→ Excerpted records
= = = =
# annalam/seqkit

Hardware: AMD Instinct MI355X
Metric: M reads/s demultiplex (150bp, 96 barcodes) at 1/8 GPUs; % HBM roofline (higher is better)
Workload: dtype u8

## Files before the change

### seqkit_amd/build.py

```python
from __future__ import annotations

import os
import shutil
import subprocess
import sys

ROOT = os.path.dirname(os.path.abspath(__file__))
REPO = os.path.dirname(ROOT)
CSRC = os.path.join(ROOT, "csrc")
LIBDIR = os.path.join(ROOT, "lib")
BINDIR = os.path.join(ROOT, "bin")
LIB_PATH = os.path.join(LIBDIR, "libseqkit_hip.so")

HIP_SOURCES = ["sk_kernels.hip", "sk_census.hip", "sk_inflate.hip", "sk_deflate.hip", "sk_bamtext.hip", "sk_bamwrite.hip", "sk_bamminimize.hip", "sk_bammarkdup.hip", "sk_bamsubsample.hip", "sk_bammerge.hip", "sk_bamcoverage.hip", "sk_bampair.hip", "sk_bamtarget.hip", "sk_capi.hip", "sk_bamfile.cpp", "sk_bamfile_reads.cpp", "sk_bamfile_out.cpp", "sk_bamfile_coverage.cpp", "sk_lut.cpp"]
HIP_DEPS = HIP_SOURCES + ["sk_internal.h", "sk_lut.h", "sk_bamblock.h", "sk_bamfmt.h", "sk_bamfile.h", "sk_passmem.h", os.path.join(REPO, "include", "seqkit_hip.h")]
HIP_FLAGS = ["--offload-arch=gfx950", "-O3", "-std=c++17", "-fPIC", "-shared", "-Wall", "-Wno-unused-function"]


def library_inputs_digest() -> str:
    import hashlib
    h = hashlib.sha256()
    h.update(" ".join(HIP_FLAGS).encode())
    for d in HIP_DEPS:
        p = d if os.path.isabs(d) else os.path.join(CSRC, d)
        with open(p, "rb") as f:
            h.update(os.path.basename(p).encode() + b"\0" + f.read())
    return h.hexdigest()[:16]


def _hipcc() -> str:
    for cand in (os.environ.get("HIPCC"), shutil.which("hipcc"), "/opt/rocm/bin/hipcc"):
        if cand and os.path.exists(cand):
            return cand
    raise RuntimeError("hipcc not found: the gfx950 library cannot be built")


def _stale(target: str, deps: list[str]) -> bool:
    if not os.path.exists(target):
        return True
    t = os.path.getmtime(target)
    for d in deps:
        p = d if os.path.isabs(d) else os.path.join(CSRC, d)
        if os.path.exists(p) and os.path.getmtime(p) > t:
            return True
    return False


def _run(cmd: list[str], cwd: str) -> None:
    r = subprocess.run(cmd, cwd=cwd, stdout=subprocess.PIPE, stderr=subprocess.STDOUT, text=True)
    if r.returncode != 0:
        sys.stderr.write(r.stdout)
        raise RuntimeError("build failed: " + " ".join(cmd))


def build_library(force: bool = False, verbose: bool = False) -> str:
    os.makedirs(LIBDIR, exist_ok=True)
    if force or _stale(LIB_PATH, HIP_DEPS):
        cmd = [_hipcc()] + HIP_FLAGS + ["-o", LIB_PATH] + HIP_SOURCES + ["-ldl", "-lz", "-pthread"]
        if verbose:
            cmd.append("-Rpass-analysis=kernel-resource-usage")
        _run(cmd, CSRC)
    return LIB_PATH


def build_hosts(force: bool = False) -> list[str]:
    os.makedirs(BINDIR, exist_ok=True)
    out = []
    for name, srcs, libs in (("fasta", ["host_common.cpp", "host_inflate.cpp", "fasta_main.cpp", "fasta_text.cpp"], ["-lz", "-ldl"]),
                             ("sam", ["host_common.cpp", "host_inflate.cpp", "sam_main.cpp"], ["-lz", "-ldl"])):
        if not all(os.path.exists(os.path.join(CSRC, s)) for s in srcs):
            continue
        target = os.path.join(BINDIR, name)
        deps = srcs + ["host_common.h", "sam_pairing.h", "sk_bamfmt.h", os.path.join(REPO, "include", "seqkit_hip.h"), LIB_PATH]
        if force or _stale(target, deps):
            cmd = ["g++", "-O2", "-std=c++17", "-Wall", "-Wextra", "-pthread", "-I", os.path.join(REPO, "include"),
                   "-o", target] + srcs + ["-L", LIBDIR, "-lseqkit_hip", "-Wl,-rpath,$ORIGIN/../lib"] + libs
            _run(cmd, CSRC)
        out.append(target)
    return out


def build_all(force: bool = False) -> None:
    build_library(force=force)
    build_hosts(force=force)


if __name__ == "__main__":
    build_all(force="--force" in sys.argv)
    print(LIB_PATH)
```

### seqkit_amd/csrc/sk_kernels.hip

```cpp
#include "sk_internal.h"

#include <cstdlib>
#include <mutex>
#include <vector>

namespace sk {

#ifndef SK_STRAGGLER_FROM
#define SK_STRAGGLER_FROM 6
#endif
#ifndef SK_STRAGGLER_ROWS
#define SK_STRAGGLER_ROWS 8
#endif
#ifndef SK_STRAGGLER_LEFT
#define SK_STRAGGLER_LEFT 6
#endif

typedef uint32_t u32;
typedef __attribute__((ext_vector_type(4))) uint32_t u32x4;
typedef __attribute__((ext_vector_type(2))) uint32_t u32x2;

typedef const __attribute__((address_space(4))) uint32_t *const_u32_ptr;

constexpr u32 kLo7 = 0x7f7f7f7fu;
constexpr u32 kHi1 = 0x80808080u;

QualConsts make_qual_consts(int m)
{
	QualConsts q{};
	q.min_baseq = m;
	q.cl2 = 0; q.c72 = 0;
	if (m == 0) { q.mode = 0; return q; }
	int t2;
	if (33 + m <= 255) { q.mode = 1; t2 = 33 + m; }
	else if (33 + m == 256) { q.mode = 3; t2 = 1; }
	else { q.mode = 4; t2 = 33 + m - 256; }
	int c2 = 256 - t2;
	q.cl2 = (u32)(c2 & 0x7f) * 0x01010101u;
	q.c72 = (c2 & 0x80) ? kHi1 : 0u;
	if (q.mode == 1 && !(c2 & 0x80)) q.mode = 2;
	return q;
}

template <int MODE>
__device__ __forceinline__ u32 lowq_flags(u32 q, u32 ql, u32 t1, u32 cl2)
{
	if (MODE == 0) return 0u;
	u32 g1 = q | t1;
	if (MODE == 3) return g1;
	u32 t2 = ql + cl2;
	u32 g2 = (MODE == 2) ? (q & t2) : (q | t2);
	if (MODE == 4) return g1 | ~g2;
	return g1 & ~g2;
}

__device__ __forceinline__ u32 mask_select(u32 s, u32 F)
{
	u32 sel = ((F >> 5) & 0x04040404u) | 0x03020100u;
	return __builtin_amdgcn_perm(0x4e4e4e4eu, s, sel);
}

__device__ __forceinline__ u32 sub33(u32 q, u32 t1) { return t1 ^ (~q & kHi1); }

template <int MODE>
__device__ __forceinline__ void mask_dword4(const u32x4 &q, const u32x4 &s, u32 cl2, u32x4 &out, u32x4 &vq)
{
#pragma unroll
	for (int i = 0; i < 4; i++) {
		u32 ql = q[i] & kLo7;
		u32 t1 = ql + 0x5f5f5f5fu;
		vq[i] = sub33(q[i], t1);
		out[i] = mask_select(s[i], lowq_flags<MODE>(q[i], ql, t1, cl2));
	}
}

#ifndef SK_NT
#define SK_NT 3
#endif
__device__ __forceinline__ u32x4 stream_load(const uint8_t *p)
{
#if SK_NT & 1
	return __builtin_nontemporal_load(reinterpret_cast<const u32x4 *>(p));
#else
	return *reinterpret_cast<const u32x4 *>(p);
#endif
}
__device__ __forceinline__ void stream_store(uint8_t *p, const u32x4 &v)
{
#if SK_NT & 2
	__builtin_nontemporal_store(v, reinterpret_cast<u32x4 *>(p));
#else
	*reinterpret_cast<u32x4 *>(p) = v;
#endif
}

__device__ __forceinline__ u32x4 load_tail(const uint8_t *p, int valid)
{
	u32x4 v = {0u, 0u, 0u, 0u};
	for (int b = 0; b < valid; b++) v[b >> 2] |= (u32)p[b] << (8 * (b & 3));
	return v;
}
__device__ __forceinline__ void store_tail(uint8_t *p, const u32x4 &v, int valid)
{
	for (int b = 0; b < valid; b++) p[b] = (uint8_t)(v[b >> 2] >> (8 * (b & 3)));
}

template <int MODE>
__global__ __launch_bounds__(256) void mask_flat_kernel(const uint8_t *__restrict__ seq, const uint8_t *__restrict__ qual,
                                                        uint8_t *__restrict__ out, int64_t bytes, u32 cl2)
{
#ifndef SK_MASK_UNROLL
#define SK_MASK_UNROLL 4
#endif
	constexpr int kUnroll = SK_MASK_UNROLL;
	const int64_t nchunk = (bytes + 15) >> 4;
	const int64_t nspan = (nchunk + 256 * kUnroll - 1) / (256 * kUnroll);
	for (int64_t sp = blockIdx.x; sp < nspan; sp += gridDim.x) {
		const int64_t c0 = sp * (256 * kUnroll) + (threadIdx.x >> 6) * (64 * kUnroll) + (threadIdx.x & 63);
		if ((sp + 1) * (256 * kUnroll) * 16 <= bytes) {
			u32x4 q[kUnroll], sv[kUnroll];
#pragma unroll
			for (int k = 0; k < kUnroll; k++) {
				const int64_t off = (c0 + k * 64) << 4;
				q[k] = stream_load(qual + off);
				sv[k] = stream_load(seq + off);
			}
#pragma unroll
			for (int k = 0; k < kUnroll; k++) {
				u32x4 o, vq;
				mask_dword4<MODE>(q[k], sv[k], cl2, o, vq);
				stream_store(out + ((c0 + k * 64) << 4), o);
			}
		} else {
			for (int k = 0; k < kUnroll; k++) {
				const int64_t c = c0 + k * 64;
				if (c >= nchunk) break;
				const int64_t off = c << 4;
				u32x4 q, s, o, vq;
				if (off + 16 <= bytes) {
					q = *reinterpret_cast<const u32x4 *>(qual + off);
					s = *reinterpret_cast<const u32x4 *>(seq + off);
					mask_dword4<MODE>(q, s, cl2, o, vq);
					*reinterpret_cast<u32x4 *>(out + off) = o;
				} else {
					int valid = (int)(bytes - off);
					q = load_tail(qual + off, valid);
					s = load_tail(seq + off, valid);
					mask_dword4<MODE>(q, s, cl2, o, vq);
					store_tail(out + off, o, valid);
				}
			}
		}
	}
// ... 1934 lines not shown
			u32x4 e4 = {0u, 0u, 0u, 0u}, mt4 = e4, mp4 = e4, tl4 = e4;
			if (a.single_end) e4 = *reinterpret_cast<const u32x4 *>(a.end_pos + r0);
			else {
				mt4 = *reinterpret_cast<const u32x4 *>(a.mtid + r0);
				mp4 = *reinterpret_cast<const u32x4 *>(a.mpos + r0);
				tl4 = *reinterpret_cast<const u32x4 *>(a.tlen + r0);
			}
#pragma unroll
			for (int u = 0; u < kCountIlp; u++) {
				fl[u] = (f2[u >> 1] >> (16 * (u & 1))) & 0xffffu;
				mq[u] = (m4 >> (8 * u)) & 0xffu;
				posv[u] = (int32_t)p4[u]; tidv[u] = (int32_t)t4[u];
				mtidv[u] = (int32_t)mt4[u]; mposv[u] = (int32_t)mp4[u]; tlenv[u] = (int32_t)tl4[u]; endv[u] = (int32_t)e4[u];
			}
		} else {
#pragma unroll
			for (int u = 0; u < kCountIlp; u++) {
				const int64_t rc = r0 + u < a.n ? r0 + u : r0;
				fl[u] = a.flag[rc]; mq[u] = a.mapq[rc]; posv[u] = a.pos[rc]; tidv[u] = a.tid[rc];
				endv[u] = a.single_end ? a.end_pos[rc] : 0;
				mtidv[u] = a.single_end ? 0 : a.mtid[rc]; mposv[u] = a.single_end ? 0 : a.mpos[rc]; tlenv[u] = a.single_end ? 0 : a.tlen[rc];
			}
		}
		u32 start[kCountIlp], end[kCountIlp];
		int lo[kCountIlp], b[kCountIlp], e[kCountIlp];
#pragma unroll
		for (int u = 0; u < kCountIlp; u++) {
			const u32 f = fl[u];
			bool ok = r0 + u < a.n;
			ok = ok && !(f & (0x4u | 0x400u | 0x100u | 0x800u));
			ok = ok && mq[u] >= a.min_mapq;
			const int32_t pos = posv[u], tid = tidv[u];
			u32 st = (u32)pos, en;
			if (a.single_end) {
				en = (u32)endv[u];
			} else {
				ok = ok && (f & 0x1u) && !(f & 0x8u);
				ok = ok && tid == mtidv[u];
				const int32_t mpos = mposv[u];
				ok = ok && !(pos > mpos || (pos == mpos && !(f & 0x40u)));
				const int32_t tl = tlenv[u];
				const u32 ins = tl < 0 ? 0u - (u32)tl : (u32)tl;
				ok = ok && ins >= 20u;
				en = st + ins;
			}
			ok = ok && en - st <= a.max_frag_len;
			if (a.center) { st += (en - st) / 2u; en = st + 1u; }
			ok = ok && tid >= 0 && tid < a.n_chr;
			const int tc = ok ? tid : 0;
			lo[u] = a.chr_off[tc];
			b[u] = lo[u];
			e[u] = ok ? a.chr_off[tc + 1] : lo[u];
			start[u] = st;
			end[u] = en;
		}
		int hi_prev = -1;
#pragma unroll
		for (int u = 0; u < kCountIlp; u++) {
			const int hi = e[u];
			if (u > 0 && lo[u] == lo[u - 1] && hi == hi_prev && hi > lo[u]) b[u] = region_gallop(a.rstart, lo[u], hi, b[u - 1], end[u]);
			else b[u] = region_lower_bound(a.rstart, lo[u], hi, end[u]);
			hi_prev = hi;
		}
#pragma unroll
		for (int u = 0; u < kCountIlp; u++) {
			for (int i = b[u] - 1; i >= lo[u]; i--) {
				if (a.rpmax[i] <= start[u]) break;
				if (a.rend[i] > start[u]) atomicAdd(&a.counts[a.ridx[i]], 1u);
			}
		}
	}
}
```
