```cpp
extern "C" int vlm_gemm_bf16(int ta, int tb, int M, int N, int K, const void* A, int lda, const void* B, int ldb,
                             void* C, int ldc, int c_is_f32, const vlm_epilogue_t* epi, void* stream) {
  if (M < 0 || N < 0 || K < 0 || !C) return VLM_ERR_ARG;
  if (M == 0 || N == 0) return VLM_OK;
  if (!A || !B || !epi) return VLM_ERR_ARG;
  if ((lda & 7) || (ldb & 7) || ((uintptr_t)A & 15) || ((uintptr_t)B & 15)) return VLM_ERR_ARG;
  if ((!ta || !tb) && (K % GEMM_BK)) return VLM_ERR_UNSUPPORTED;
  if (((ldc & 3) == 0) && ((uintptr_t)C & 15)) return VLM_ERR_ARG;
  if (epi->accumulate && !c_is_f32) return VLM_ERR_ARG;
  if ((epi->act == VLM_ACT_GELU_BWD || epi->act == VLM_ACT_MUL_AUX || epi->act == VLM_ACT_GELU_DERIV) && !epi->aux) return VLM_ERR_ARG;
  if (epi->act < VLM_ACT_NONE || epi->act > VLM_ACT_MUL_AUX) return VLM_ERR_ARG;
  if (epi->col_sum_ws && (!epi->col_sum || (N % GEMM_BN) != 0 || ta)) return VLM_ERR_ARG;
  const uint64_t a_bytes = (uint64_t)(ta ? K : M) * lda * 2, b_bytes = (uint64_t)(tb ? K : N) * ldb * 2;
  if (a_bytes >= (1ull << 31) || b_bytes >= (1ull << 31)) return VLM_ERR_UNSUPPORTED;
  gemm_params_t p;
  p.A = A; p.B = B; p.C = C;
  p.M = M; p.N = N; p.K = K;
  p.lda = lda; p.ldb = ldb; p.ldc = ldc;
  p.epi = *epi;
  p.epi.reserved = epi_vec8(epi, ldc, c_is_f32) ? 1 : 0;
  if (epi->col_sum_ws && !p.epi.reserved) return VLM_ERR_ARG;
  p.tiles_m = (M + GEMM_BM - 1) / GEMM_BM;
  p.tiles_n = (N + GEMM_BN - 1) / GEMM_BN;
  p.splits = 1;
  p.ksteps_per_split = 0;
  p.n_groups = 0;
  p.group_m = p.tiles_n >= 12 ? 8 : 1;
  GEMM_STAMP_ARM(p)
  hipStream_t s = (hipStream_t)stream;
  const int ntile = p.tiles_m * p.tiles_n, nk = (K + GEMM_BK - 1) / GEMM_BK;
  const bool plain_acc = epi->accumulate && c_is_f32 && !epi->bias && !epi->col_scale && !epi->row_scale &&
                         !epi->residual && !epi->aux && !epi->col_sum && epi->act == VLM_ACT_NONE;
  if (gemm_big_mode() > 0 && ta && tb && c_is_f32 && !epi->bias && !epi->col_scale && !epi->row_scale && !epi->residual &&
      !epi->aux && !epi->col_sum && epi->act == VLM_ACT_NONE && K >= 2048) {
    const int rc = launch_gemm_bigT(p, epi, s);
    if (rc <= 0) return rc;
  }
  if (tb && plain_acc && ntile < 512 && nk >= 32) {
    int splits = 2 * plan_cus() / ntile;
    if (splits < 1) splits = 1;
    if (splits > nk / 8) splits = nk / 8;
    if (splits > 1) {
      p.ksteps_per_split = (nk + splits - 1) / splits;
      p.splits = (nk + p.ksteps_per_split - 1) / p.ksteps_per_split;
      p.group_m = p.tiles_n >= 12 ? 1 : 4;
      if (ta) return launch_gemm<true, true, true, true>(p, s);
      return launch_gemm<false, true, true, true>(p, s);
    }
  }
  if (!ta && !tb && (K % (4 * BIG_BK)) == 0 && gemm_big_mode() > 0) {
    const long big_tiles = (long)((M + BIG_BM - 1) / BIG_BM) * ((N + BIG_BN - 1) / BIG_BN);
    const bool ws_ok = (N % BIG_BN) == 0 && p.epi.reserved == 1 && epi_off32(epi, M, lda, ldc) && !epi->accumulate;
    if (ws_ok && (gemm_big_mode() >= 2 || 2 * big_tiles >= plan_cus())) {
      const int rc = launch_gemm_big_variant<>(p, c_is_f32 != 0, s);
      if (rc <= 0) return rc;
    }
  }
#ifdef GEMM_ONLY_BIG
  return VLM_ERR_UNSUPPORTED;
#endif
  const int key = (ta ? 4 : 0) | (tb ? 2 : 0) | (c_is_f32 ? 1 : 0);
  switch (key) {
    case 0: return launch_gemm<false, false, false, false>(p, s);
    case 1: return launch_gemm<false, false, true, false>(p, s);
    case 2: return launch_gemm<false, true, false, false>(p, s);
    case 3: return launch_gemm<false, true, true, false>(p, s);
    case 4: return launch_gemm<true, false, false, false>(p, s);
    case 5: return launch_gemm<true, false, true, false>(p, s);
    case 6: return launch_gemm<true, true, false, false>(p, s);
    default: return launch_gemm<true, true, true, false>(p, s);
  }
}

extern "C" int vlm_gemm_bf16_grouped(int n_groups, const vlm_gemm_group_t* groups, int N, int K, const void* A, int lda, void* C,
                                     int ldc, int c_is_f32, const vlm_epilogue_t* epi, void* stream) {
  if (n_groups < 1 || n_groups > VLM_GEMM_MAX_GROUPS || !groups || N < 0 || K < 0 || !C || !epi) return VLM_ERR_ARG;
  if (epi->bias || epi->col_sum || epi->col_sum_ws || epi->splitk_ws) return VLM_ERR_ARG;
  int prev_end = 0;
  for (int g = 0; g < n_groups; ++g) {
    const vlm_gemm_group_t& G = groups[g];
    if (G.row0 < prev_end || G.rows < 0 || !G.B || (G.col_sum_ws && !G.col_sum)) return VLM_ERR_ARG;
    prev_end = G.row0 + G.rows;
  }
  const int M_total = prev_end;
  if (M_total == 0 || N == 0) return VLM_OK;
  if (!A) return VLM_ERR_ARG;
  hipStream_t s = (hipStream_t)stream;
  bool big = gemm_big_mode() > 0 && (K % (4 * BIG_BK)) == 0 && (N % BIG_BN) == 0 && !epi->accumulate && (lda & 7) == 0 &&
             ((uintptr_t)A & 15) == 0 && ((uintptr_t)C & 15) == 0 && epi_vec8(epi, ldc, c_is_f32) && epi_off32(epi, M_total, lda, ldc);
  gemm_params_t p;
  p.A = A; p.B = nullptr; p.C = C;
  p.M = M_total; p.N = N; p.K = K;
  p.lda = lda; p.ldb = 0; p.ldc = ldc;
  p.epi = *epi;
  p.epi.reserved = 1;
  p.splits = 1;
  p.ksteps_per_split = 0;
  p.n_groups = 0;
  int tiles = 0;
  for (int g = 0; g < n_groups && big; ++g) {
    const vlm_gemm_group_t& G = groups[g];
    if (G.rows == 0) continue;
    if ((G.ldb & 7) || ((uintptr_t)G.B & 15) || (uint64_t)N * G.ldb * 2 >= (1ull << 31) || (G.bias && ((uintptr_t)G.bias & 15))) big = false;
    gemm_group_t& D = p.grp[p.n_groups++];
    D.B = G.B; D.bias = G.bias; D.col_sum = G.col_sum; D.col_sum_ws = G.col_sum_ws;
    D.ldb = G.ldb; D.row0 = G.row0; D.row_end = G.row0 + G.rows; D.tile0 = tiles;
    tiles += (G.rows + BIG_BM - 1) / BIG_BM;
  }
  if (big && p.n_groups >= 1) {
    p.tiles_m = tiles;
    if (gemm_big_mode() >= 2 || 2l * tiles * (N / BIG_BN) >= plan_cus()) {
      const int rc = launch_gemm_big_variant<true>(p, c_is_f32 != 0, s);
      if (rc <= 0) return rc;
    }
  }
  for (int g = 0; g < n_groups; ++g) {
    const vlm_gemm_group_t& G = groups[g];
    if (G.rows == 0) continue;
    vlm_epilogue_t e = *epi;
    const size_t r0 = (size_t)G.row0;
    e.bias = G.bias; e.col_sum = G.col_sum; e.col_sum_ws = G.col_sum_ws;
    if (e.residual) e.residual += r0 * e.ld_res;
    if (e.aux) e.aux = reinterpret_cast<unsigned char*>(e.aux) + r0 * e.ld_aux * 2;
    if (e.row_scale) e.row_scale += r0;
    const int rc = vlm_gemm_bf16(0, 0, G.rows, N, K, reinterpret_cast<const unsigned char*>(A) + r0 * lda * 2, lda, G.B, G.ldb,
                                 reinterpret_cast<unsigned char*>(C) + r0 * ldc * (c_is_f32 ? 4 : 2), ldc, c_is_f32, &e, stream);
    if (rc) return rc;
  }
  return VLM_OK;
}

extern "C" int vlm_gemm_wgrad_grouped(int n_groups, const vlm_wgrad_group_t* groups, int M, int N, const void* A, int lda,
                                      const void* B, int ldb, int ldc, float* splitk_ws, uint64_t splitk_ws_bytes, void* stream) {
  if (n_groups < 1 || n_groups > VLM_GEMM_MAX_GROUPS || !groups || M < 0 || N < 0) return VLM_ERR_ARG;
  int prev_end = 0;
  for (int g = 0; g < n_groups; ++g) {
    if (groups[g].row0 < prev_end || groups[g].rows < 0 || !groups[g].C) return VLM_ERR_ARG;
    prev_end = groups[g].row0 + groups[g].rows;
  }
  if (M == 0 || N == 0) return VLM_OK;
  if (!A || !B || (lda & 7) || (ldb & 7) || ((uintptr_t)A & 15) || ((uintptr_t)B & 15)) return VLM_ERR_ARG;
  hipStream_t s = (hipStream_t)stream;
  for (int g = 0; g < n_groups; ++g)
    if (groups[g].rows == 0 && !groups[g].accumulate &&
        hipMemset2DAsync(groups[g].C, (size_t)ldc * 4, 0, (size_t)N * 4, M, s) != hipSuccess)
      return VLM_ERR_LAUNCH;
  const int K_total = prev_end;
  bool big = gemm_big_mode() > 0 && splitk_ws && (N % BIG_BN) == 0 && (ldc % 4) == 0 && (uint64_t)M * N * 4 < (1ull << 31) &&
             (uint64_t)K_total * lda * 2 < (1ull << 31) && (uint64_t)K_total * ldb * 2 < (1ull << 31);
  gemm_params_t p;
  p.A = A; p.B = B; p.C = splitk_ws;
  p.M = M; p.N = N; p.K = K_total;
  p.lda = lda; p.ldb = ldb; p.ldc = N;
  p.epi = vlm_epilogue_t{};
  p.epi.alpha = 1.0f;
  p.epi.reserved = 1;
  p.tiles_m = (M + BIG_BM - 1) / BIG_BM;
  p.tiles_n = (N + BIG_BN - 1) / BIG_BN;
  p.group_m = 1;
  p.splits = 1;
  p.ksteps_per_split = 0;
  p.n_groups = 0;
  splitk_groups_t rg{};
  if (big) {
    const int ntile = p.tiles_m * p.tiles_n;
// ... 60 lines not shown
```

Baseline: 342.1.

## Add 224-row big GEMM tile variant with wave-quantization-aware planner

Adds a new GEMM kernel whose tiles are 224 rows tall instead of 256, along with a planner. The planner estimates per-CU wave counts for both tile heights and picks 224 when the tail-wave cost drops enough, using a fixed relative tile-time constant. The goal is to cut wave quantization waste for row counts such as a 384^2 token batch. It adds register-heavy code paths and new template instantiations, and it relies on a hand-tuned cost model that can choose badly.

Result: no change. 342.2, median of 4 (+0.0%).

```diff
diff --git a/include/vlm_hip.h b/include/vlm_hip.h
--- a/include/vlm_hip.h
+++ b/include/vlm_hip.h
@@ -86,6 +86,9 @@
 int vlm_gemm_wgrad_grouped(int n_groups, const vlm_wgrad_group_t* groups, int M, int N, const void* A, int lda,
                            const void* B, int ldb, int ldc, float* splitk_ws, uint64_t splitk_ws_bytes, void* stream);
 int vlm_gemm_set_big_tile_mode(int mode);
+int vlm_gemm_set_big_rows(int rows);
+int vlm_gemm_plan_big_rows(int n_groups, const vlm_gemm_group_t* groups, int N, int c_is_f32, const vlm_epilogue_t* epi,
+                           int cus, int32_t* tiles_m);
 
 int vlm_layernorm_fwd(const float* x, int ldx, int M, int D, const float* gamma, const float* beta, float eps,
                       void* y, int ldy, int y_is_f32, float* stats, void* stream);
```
= = = =
→ Problem to solve
Within the records above, how many lines include the word "exists"? State the number by itself.

→ Answer to this problem
4